#### Task objective:
Across the listing below, how many lines contain the string "kind"? Only the number is needed.

(Input records)

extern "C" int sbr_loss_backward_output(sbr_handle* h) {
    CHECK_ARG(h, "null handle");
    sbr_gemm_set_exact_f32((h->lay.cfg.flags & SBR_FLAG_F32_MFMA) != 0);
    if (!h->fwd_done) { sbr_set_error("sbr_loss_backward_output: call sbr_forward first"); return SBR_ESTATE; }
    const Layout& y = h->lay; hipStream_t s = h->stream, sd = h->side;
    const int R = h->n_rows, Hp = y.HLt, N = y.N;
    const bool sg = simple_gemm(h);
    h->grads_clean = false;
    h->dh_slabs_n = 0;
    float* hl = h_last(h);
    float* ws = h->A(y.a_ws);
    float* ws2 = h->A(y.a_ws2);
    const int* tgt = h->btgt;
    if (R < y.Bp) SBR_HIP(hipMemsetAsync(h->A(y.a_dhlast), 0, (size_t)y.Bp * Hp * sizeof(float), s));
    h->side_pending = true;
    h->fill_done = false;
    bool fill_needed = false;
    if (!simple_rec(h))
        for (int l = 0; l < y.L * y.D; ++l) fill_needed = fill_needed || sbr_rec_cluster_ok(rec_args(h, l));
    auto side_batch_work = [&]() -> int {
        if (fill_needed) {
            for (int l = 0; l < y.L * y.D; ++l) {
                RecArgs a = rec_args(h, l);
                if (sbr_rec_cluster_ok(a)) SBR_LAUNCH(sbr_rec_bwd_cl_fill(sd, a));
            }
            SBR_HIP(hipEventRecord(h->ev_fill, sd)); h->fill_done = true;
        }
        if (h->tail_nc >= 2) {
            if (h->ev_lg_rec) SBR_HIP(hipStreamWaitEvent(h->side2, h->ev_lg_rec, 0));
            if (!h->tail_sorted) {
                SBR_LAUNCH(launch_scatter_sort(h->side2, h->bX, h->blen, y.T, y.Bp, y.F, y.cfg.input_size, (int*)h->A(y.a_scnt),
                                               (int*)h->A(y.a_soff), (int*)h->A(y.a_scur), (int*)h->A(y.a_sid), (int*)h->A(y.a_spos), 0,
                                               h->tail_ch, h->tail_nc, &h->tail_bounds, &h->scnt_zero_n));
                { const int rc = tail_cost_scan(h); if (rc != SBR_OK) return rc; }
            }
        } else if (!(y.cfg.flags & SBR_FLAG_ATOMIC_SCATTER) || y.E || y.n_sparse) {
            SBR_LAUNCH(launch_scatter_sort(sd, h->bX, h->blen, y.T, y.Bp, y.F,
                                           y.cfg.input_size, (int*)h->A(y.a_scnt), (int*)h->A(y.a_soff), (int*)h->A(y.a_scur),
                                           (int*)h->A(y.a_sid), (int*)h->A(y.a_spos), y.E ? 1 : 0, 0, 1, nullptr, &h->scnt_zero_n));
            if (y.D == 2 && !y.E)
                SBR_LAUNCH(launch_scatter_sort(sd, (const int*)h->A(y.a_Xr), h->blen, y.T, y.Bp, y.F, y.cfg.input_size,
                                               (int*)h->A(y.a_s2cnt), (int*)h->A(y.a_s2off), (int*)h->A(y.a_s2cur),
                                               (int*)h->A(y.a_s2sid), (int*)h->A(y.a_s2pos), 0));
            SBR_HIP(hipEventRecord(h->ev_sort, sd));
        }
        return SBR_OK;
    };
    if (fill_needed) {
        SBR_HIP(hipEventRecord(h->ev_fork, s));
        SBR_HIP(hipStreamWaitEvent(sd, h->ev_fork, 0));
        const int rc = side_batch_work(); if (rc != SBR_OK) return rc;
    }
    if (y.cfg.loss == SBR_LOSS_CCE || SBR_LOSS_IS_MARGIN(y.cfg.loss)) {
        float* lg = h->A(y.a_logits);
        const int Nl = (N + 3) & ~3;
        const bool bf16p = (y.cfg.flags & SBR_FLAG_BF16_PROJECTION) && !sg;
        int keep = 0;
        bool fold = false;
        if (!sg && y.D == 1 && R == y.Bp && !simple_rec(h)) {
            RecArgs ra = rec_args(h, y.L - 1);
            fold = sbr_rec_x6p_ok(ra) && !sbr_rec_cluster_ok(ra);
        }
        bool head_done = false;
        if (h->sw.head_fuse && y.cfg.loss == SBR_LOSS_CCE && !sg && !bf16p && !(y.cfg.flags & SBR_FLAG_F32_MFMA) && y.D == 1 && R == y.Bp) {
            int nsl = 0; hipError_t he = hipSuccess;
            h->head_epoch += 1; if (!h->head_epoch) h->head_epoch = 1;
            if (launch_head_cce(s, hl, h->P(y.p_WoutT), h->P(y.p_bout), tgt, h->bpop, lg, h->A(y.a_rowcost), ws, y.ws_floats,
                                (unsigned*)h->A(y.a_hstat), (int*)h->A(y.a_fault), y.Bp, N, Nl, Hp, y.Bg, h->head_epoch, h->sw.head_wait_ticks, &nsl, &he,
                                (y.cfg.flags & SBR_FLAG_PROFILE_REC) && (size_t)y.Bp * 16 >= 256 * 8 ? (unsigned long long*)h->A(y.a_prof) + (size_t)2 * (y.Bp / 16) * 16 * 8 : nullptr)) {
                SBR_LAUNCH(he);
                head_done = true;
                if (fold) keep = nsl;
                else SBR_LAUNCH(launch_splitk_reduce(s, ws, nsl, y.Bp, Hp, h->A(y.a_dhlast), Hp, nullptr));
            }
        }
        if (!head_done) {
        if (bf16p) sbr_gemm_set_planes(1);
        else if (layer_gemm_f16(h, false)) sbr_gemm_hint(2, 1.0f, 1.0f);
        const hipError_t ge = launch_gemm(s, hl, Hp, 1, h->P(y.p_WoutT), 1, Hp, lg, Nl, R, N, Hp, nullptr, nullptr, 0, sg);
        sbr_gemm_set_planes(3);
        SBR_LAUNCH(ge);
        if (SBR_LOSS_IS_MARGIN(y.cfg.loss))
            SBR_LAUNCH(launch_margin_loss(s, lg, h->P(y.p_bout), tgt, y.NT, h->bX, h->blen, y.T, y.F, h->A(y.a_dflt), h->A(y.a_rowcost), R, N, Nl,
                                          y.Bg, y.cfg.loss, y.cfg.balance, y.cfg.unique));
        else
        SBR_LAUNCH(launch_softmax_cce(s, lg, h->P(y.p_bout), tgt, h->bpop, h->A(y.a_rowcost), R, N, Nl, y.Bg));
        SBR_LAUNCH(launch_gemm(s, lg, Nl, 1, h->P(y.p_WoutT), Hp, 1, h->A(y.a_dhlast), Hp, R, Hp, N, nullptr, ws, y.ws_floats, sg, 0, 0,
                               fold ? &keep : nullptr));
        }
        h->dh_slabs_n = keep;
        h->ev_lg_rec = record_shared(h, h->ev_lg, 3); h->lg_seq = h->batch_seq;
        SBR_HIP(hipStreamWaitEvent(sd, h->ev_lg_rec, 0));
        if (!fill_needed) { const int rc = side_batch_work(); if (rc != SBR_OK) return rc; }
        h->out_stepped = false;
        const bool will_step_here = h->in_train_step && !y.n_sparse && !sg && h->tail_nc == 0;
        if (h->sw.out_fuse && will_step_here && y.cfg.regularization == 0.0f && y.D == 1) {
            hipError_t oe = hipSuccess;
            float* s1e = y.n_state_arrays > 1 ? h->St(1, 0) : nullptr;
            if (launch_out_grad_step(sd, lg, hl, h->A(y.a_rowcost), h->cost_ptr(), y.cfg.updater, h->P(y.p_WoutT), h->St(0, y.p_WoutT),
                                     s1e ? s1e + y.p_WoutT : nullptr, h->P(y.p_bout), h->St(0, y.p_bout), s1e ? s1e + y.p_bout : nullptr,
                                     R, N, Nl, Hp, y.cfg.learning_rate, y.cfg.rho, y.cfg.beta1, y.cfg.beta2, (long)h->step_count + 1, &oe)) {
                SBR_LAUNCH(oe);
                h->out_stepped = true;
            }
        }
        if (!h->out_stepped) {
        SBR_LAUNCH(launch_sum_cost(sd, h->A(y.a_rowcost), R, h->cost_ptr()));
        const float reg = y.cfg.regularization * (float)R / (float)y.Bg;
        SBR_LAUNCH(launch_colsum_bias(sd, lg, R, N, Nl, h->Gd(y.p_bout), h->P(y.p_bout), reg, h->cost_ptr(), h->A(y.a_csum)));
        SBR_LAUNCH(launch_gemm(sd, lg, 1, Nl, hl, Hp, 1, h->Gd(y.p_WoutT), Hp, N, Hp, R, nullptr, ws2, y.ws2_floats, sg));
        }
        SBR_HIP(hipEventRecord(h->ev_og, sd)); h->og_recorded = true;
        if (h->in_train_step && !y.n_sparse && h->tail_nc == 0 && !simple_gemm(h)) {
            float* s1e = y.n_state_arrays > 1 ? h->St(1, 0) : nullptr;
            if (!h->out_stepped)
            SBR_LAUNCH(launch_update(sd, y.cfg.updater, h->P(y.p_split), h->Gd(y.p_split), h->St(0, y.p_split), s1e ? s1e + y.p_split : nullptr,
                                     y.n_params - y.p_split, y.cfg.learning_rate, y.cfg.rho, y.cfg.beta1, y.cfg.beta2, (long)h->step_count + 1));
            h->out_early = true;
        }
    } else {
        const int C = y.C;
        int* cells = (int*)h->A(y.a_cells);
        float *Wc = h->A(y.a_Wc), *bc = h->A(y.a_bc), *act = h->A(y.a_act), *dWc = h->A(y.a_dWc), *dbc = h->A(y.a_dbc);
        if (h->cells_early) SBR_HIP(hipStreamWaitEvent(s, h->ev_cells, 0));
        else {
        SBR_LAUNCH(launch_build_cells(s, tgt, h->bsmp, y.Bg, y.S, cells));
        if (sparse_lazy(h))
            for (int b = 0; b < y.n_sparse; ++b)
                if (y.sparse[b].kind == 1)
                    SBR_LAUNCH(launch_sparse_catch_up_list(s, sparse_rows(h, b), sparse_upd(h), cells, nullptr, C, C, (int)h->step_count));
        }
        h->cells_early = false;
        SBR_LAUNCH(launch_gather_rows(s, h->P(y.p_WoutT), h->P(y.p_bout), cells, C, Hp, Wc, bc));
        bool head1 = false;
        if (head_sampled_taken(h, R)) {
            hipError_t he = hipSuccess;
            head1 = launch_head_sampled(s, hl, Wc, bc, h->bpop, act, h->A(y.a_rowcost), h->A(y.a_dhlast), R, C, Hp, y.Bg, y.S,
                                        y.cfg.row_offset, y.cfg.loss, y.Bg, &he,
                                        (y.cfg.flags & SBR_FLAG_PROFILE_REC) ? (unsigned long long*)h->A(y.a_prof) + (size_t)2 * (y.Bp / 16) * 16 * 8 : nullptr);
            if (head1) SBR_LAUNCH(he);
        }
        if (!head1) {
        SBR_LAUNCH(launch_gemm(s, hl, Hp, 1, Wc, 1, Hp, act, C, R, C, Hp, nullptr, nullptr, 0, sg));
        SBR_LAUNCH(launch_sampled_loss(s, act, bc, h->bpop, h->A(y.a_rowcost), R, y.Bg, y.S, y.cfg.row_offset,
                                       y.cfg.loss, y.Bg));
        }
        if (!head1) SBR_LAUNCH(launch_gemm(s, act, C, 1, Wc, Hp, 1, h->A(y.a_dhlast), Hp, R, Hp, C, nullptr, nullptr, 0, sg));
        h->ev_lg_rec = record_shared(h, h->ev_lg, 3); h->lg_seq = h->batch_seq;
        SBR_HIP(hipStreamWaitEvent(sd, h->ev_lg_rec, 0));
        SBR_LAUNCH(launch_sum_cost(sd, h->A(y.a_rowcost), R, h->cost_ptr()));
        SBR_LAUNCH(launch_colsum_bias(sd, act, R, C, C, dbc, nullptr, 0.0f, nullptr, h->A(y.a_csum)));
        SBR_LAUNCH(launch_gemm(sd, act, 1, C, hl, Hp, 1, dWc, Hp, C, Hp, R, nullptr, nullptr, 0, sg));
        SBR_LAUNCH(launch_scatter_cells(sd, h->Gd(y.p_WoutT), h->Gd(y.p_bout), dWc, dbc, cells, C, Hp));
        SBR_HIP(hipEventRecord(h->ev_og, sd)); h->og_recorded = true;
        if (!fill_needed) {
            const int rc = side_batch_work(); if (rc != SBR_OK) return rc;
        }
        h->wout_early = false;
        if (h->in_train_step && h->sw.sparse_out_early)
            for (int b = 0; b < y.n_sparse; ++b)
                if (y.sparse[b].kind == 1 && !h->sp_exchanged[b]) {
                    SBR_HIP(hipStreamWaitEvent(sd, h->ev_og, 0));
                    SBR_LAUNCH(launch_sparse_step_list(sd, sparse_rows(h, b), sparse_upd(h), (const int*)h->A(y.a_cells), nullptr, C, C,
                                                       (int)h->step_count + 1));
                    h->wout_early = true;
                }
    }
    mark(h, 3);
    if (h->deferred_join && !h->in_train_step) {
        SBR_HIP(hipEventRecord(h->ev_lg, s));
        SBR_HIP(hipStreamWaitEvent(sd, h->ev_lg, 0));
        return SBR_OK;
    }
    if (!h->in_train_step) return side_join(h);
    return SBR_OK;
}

(End Input records)

#### Exercise output:
2